- **What to work on**: For the word "define", work out how many lines in the records below contain it and state that count alone.

- **Material supplied**:
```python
_hip = None
# ... 194 lines not shown
class NativeDQN(_PlaneState, _NativeLearner):

    _prefix, _tag = "acme_dqn", "dqn"
    plane_overflow = _plane_overflow

    def __init__(self, *, network: str, num_actions: int, max_batch: int, obs_dtype: str,
                 obs_dim: int = 0, hidden: Sequence[int] = (), discount: float = 0.99,
                 importance_sampling_exponent: float = 0.2, learning_rate: float = 1e-3,
                 huber_loss_parameter: float = 1.0, target_update_period: int = 100,
                 max_abs_reward: float = 1.0, adam_beta1: float = 0.9, adam_beta2: float = 0.999,
                 adam_epsilon: float = 1e-8, semantics: str = "tf", device=None):
        _lib.require_gpu()
        if semantics not in ("tf", "jax"):
            raise ValueError(f"semantics must be 'tf' or 'jax', got {semantics!r}")
        if huber_loss_parameter < 0:
            raise ValueError("quadratic_linear_boundary must be >= 0.")
        cfg = _lib.DQNConfig()
        cfg.network = NET_NATURE if network == "nature" else NET_MLP
        cfg.obs_dtype = OBS_U8 if obs_dtype == "uint8" else OBS_F32
        cfg.num_actions = int(num_actions)
        cfg.max_batch = int(max_batch)
        cfg.obs_dim = int(obs_dim)
        if len(hidden) > _lib.MAX_MLP_LAYERS:
            raise ValueError(f"at most {_lib.MAX_MLP_LAYERS} hidden layers")
        cfg.num_hidden = len(hidden)
        for i, h in enumerate(hidden):
            cfg.hidden[i] = int(h)
        cfg.discount = discount
        cfg.importance_sampling_exponent = importance_sampling_exponent
        cfg.learning_rate = learning_rate
        cfg.huber_loss_parameter = huber_loss_parameter
        cfg.adam_beta1, cfg.adam_beta2, cfg.adam_epsilon = adam_beta1, adam_beta2, adam_epsilon
        cfg.target_update_period = int(target_update_period)
        cfg.max_abs_reward = max_abs_reward
        cfg.semantics = _lib.SEMANTICS_JAX if semantics == "jax" else _lib.SEMANTICS_TF
        self.semantics = semantics
        self.network = network
        self.num_actions = int(num_actions)
        self.max_batch = int(max_batch)
        self._create(cfg, device)
        self.num_params = int(lib().acme_dqn_num_params(self._h))
        d = self.device
        self.loss = torch.zeros(1, dtype=torch.float32, device=d)
        self.td_error = torch.zeros(max_batch, dtype=torch.float32, device=d)
        self.priorities = torch.zeros(max_batch, dtype=torch.float64, device=d)

    def guard_state(self) -> Dict[str, int]:
        a = (ctypes.c_int64 * 4)()
        check(lib().acme_dqn_guard_state(self._h, a), "dqn guard_state")
        t = ctypes.c_int64()
        check(lib().acme_dqn_verdict_timeouts(self._h, ctypes.byref(t)), "dqn verdict_timeouts")
        return dict(applied=int(a[0]), skipped=int(a[1]), last_skipped=int(a[2]),
                    q_values_overflowed=int(a[3]), verdict_timeouts=int(t.value))

    @property
    def applied_steps(self) -> int:
        return self.guard_state()["applied"]

    @applied_steps.setter
    def applied_steps(self, n: int) -> None:
        check(lib().acme_dqn_set_applied_steps(self._h, int(n)), "dqn set_applied_steps")

    @property
    def skip_word(self) -> Optional[int]:
        p = ctypes.c_void_p()
        check(lib().acme_dqn_skip_word(self._h, ctypes.byref(p)), "dqn skip_word")
        return p.value

    def set_reissue(self, enable: bool) -> None:
        check(lib().acme_dqn_set_reissue(self._h, 1 if enable else 0), "dqn set_reissue")

    @property
    def verdicts_issued(self) -> int:
        return int(lib().acme_dqn_verdicts_issued(self._h))

    def step_verdict(self, seq: int) -> Optional[bool]:
        v = ctypes.c_int32(-1)
        check(lib().acme_dqn_step_verdict(self._h, int(seq), ctypes.byref(v)), "dqn step_verdict")
        return None if v.value < 0 else bool(v.value)

    def set_data_parallel_gate(self, enable: bool) -> None:
        check(lib().acme_dqn_set_data_parallel_gate(self._h, 1 if enable else 0), "dqn dp gate")

    def _batch(self, o_tm1, a_tm1, r_t, d_t, o_t, probabilities, global_min_probability=None,
               mean_over=None, obs_f16=None):
        B = int(a_tm1.shape[0])
        if B < 1 or B > self.max_batch:
            raise ValueError(f"batch of {B} rows: the learner takes 1..{self.max_batch}")
        for name, t in (("o_tm1", o_tm1), ("a_tm1", a_tm1), ("r_t", r_t), ("d_t", d_t),
                        ("o_t", o_t), ("probabilities", probabilities)):
            if not (isinstance(t, torch.Tensor) and t.is_cuda and t.is_contiguous()):
                raise ValueError(f"{name} must be a contiguous device tensor")
            if t.shape[0] != B:
                raise ValueError(f"{name} has leading dim {t.shape[0]}, expected {B}")
        if a_tm1.dtype != torch.int32 or r_t.dtype != torch.float32 or d_t.dtype != torch.float32:
            raise ValueError("a_tm1 must be int32, r_t and d_t float32")
        if probabilities.dtype != torch.float64:
            raise ValueError("probabilities must be float64")
        want = torch.uint8 if self.cfg.obs_dtype == OBS_U8 else torch.float32
        if o_tm1.dtype != want or o_t.dtype != want:
            raise ValueError(f"observations must be {want}")
        tb = _lib.TransitionBatch()
        tb.o_tm1, tb.a_tm1, tb.r_t, tb.d_t, tb.o_t = (ptr(o_tm1), ptr(a_tm1), ptr(r_t), ptr(d_t),
                                                      ptr(o_t))
        tb.probabilities = ptr(probabilities)
        tb.batch = B
# ... 499 lines not shown
```

include/acme_hip.h:

```cpp
#ifndef ACME_HIP_H_
#define ACME_HIP_H_

#include <stdint.h>

#ifdef __cplusplus
extern "C" {
#endif

typedef enum acme_status {
  ACME_OK = 0,
  ACME_ERR_INVALID = -1,
  ACME_ERR_HIP = -2,
  ACME_ERR_EMPTY = -3,
  ACME_ERR_OOM = -4
} acme_status;

const char* acme_last_error(void);

int acme_tune_set(const char* key, int32_t value);
const char* acme_version(void);
const char* acme_target_arch(void);

int acme_event_create(void** ev);
int acme_event_destroy(void* ev);
// ... 65 lines not shown
int acme_replay_gather(acme_replay* r, const int64_t* slots, int64_t batch,
                       void* const* out_fields, void* stream);

int acme_replay_sample_gather(acme_replay* r, int64_t batch, uint64_t step_counter,
                              int64_t* slots, uint64_t* keys, double* probabilities,
                              int64_t* table_size, double* priorities, void* const* out_fields,
                              void* stream);

int acme_replay_sample_gather_frames(acme_replay* r, int64_t batch, uint64_t step_counter,
                                     int64_t* slots, uint64_t* keys, double* probabilities,
                                     int64_t* table_size, double* priorities,
                                     void* const* out_fields, uint16_t* frames_f16,
                                     void* stream);

int acme_replay_pipe_open(acme_replay* r, int32_t* pipe);
int acme_replay_pipe_close(acme_replay* r, int32_t pipe);
int acme_replay_pipe_flush(acme_replay* r, int32_t pipe);
int acme_replay_sample_gather_pipe(acme_replay* r, int32_t pipe, int64_t batch,
                                   uint64_t step_counter, int64_t* slots, uint64_t* keys,
                                   double* probabilities, int64_t* table_size,
                                   double* priorities, void* const* out_fields, void* stream);

int acme_replay_total(acme_replay* r, double* out, void* stream);
int acme_replay_sample_share(acme_replay* r, int64_t batch, uint64_t step_counter,
                             double prob_scale, int64_t* slots, uint64_t* keys,
                             double* probabilities, int64_t* table_size, double* priorities,
                             void* const* out_fields, void* stream);
int acme_replay_sample_share_frames(acme_replay* r, int64_t batch, uint64_t step_counter,
                                    double prob_scale, int64_t* slots, uint64_t* keys,
                                    double* probabilities, int64_t* table_size,
                                    double* priorities, void* const* out_fields,
                                    uint16_t* frames_f16, void* stream);

int acme_frames_expand(const uint8_t* frames, int64_t num_frames, int64_t frame_bytes,
                       int32_t stack, const int32_t* idx, int64_t batch, uint8_t* out,
                       void* stream);

int acme_r2d2_priorities(const float* errors, int32_t T, int32_t B, double eta, double* out,
                         void* stream);
int acme_r2d2_importance_weights(const double* probabilities, int32_t B,
                                 int64_t max_replay_size, double beta, float* out,
                                 void* stream);

int acme_replay_update_priorities(acme_replay* r, const uint64_t* keys,
                                  const double* priorities, int64_t n, void* stream);
int acme_replay_update_priorities_gated(acme_replay* r, const uint64_t* keys,
                                        const double* priorities, int64_t n,
                                        const uint32_t* skip_word, void* stream);

int64_t acme_replay_size(const acme_replay* r);
int64_t acme_replay_capacity(const acme_replay* r);
int acme_replay_debug_leaves(const acme_replay* r, const double** leaf_values,
                             const double** raw_priorities, const uint64_t** keys);

int acme_replay_storage(acme_replay* r, int32_t field, void** out);
int64_t acme_replay_inserted(const acme_replay* r);
int acme_replay_restore(acme_replay* r, int64_t inserted, void* stream);


enum { ACME_NET_NATURE_DQN = 0, ACME_NET_MLP = 1 };
enum { ACME_SEMANTICS_TF = 0, ACME_SEMANTICS_JAX = 1 };
enum { ACME_OBS_U8_SCALED = 0, ACME_OBS_F32 = 1 };

#define ACME_MAX_MLP_LAYERS 8

typedef struct acme_dqn_config {
  int32_t network;
  int32_t obs_dtype;
  int32_t num_actions;
  int32_t max_batch;
  int32_t obs_dim;
  int32_t num_hidden;
  int32_t hidden[ACME_MAX_MLP_LAYERS];
  float discount;
  float importance_sampling_exponent;
  float learning_rate;
  float huber_loss_parameter;
  float adam_beta1, adam_beta2, adam_epsilon;
  int32_t target_update_period;
  float max_abs_reward;
  int32_t semantics;
} acme_dqn_config;

typedef struct acme_dqn acme_dqn;

int acme_dqn_create(const acme_dqn_config* cfg, acme_dqn** out);
int acme_dqn_destroy(acme_dqn* l);
int64_t acme_dqn_num_params(const acme_dqn* l);
int64_t acme_dqn_flat_size(const acme_dqn* l);
int32_t acme_dqn_num_tensors(const acme_dqn* l);
int acme_dqn_tensor_info(const acme_dqn* l, int32_t i, int64_t* offset, int64_t* numel,
                         int32_t* ndim, int64_t* shape4, const char** name);

int acme_dqn_bind(acme_dqn* l, float* params, float* target, float* grads, float* adam_m,
                  float* adam_v);
int acme_dqn_params_changed(acme_dqn* l);
int acme_dqn_plane_overflow(acme_dqn* l, int32_t* overflow, int32_t reset);
int64_t acme_dqn_skipped_steps(const acme_dqn* l);
int acme_dqn_guard_state(acme_dqn* l, int64_t* out4);
int acme_dqn_set_applied_steps(acme_dqn* l, int64_t n);
int acme_dqn_skip_word(const acme_dqn* l, const uint32_t** out);
int acme_dqn_set_data_parallel_gate(acme_dqn* l, int32_t enable);
int acme_dqn_set_reissue(acme_dqn* l, int32_t enable);
int acme_dqn_verdict_timeouts(acme_dqn* l, int64_t* out);
int64_t acme_dqn_verdicts_issued(const acme_dqn* l);
int acme_dqn_step_verdict(const acme_dqn* l, int64_t seq, int32_t* state);
int acme_dqn_scale_state(const acme_dqn* l, float* out, int32_t capacity, int32_t* count);
int acme_dqn_set_scale_state(acme_dqn* l, const float* in, int32_t count);

typedef struct acme_transition_batch {
  const void* o_tm1;
  const int32_t* a_tm1;
  const float* r_t;
  const float* d_t;
  const void* o_t;
  const double* probabilities;
  int64_t batch;
  const double* global_min_probability;
  int64_t mean_over;
  const uint16_t* obs_f16;
  void* inputs_event;
} acme_transition_batch;

typedef struct acme_dqn_outputs {
  float* loss;
  float* td_error;
  double* priorities;
  float* q_tm1;
} acme_dqn_outputs;

int acme_dqn_forward_backward(acme_dqn* l, const acme_transition_batch* batch,
                              const acme_dqn_outputs* out, void* stream);
int acme_dqn_forward_backward_stage(acme_dqn* l, const acme_transition_batch* batch,
                                    const acme_dqn_outputs* out, int32_t stage, void* stream);
int acme_dqn_grad_split(const acme_dqn* l, int64_t* split);
int acme_dqn_dense_grads_ready(acme_dqn* l, void* stream);
int acme_dqn_dp_init(acme_dqn* l, void* nccl_comm, int32_t world_size);
int acme_dqn_dp_step(acme_dqn* l, const acme_transition_batch* batch,
                     const acme_dqn_outputs* out, void* stream);
int acme_nccl_get_unique_id(uint8_t* out128);
int acme_nccl_comm_init(const uint8_t* id128, int32_t world_size, int32_t rank, void** comm);
int acme_nccl_comm_destroy(void* comm);
int acme_dqn_apply(acme_dqn* l, void* stream);
int acme_dqn_step(acme_dqn* l, const acme_transition_batch* batch,
                  const acme_dqn_outputs* out, void* stream);
int acme_dqn_step_update(acme_dqn* l, const acme_transition_batch* batch,
                         const acme_dqn_outputs* out, acme_replay* replay,
                         const uint64_t* keys, void* after_event, void* stream);
int acme_dqn_q_values(acme_dqn* l, const void* obs, int64_t batch, int32_t use_target,
                      float* q_out, void* stream);
int64_t acme_dqn_num_steps(const acme_dqn* l);
int acme_dqn_debug_buffer(const acme_dqn* l, const char* name, const float** out,
                          int64_t* count);
int acme_dqn_set_num_steps(acme_dqn* l, int64_t n);
int acme_min_f64(const double* x, int64_t n, double* out_dev, void* stream);

#define ACME_D4PG_MAX_LAYERS 4
#define ACME_D4PG_MAX_ACT 16
// ... 341 lines not shown
```

Before: 1.073 million transitions/s.

## Fuse prioritized-replay priority update into conv1 weight-gradient GEMM launch as rider blocks

Adds a rider mechanism where the replay priority sum-tree update runs as extra workgroups prepended to the conv1 weight-gradient GEMM kernel, sharing its LDS and launch. The separate update-tail kernel launch and its serialization on the main stream are meant to go away, and the small update work can overlap with GEMM tiles. In exchange it adds a combined kernel whose blocks compete with GEMM tiles, requires the single-role conv1 path, and adds prepare/release bookkeeping on the replay. It is enabled by default through a tune variant.

Result: faster. 1.085 million transitions/s, median of 6 (+1.1%).

```diff
diff --git a/acme_amd/_lib.py b/acme_amd/_lib.py
--- a/acme_amd/_lib.py
+++ b/acme_amd/_lib.py
@@ -224,6 +224,8 @@
     "acme_replay_capacity": (c_i64, [c_vp]),
     "acme_replay_debug_leaves": (c_i32, [c_vp, ctypes.POINTER(c_vp), ctypes.POINTER(c_vp),
                                          ctypes.POINTER(c_vp)]),
+    "acme_replay_debug_level": (c_i32, [c_vp, c_i32, ctypes.POINTER(c_vp),
+                                        ctypes.POINTER(c_i64), ctypes.POINTER(c_i32)]),
     "acme_replay_storage": (c_i32, [c_vp, c_i32, ctypes.POINTER(c_vp)]),
     "acme_replay_inserted": (c_i64, [c_vp]),
     "acme_replay_restore": (c_i32, [c_vp, c_i64, c_vp]),
@@ -241,6 +243,7 @@
     "acme_dqn_skipped_steps": (c_i64, [c_vp]),
     "acme_dqn_guard_state": (c_i32, [c_vp, ctypes.POINTER(c_i64)]),
     "acme_dqn_verdict_timeouts": (c_i32, [c_vp, ctypes.POINTER(c_i64)]),
+    "acme_dqn_update_rider_launches": (c_i64, [c_vp]),
     "acme_dqn_set_applied_steps": (c_i32, [c_vp, c_i64]),
     "acme_dqn_skip_word": (c_i32, [c_vp, ctypes.POINTER(c_vp)]),
     "acme_dqn_set_reissue": (c_i32, [c_vp, c_i32]),
diff --git a/acme_amd/csrc/common.h b/acme_amd/csrc/common.h
--- a/acme_amd/csrc/common.h
+++ b/acme_amd/csrc/common.h
@@ -12,7 +12,7 @@
 
 void set_error(const char* fmt, ...);
 
-int tune_variant(const char* key);
+int tune_variant(const char* key, int unset = 0);
 void tune_set(const char* key, int value);
 int tune_generation();
 
diff --git a/acme_amd/csrc/common.hip b/acme_amd/csrc/common.hip
--- a/acme_amd/csrc/common.hip
+++ b/acme_amd/csrc/common.hip
@@ -28,12 +28,12 @@
   return g_tune_gen;
 }
 
-int tune_variant(const char* key) {
+int tune_variant(const char* key, int unset) {
   std::lock_guard<std::mutex> lock(g_tune_mu);
   for (auto& kv : g_tune)
     if (kv.first == key) return kv.second;
   const char* v = getenv((std::string("ACME_V_") + key).c_str());
-  const int x = v ? atoi(v) : 0;
+  const int x = v ? atoi(v) : unset;
   g_tune.emplace_back(key, x);
   return x;
 }
diff --git a/acme_amd/csrc/dqn.hip b/acme_amd/csrc/dqn.hip
--- a/acme_amd/csrc/dqn.hip
+++ b/acme_amd/csrc/dqn.hip
@@ -17,6 +17,7 @@
 #include "launch.h"
 #include "learner_common.h"
 #include "plane_guard.h"
+#include "prio_update.h"
 #include "profiler.h"
 #include "rccl_dyn.h"
 #include "torso.h"
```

- **Response for this exercise**: 4